Exercise objective –
Only lines holding the word "must" are wanted from the records; copy all of them.

*** Data for review

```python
def attention(q: torch.Tensor, k: torch.Tensor, v: torch.Tensor, scale: float,
              out: Optional[torch.Tensor] = None, need_lse: bool = False) -> Tuple[torch.Tensor, Optional[torch.Tensor]]:
    for t, nme in ((q, "q"), (k, "k"), (v, "v")):
        _req(t, BF16, "attention." + nme)
        if t.shape[-1] != 128 or t.stride(-1) != 1:
            raise _lib.LcvError("attention: head_dim must be 128 and contiguous")
    B, Nq, H, D = q.shape
    Nk = k.shape[1]
    if out is None:
        out = torch.empty((B, Nq, H, D), dtype=BF16, device=q.device)
    lse = torch.empty((B, H, Nq), dtype=F32, device=q.device) if need_lse else None
    if PROFILE is not None:
        ev0 = torch.cuda.Event(enable_timing=True); ev1 = torch.cuda.Event(enable_timing=True)
        ev0.record()
    call("lcv_attn_fwd", _ptr(q), _ptr(k), _ptr(v), _ptr(out), _ptr(lse), B, H, Nq, Nk,
         q.stride(0), q.stride(1), q.stride(2), k.stride(0), k.stride(1), k.stride(2),
         v.stride(0), v.stride(1), v.stride(2), out.stride(0), out.stride(1), out.stride(2),
         float(scale), _stream())
    if PROFILE is not None:
        ev1.record()
        PROFILE.append((ev0, ev1, 4.0 * B * H * Nq * Nk * D, Nq, Nk, _lib.load().lcv_attn_fwd_last_kernel().decode()))
    return out, lse


_GEMM_WS = {}
GEMM_WS_BYTES = 256 << 20


def _ensure_gemm_workspace(device: torch.device) -> None:
    idx = device.index if device.index is not None else torch.cuda.current_device()
    if idx not in _GEMM_WS:
        if _GEMM_WS:
            raise _lib.LcvError(
                f"gemm_nt on cuda:{idx}, but this process already bound the library's split-K workspace to cuda:"
                f"{next(iter(_GEMM_WS))}: the build runs one process per GPU (torch.distributed), a second device in the "
                "same process would write its partial sums into the first device's memory")
        ws = torch.empty(GEMM_WS_BYTES, dtype=torch.uint8, device=device)
        call("lcv_gemm_set_workspace", _ptr(ws), GEMM_WS_BYTES)
        _GEMM_WS[idx] = ws


PARAM_EPOCH = 0


def gemm_nt(a: torch.Tensor, w: torch.Tensor, bias: Optional[torch.Tensor] = None, *,
            a2: Optional[torch.Tensor] = None, w2: Optional[torch.Tensor] = None,
            epilogue: int = LCV_EPI_NONE, out_f32: bool = False, resid: Optional[torch.Tensor] = None,
            mod: Optional[torch.Tensor] = None, gate_idx: int = 0, rows_per_frame: int = 1,
            out: Optional[torch.Tensor] = None, swiglu_aux: Optional[torch.Tensor] = None) -> torch.Tensor:
    _req(a, BF16, "gemm_nt.a"); _req(w, BF16, "gemm_nt.w")
    if a.shape[0] >= 2048:
        _ensure_gemm_workspace(a.device)
    if a.dim() != 2 or w.dim() != 2 or a.stride(1) != 1 or w.stride(1) != 1:
        raise _lib.LcvError("gemm_nt: a and w must be 2-D with contiguous rows")
    M, K = a.shape
# ... 1175 lines not shown
```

******

Answer space –
            raise _lib.LcvError("attention: head_dim must be 128 and contiguous")
        raise _lib.LcvError("gemm_nt: a and w must be 2-D with contiguous rows")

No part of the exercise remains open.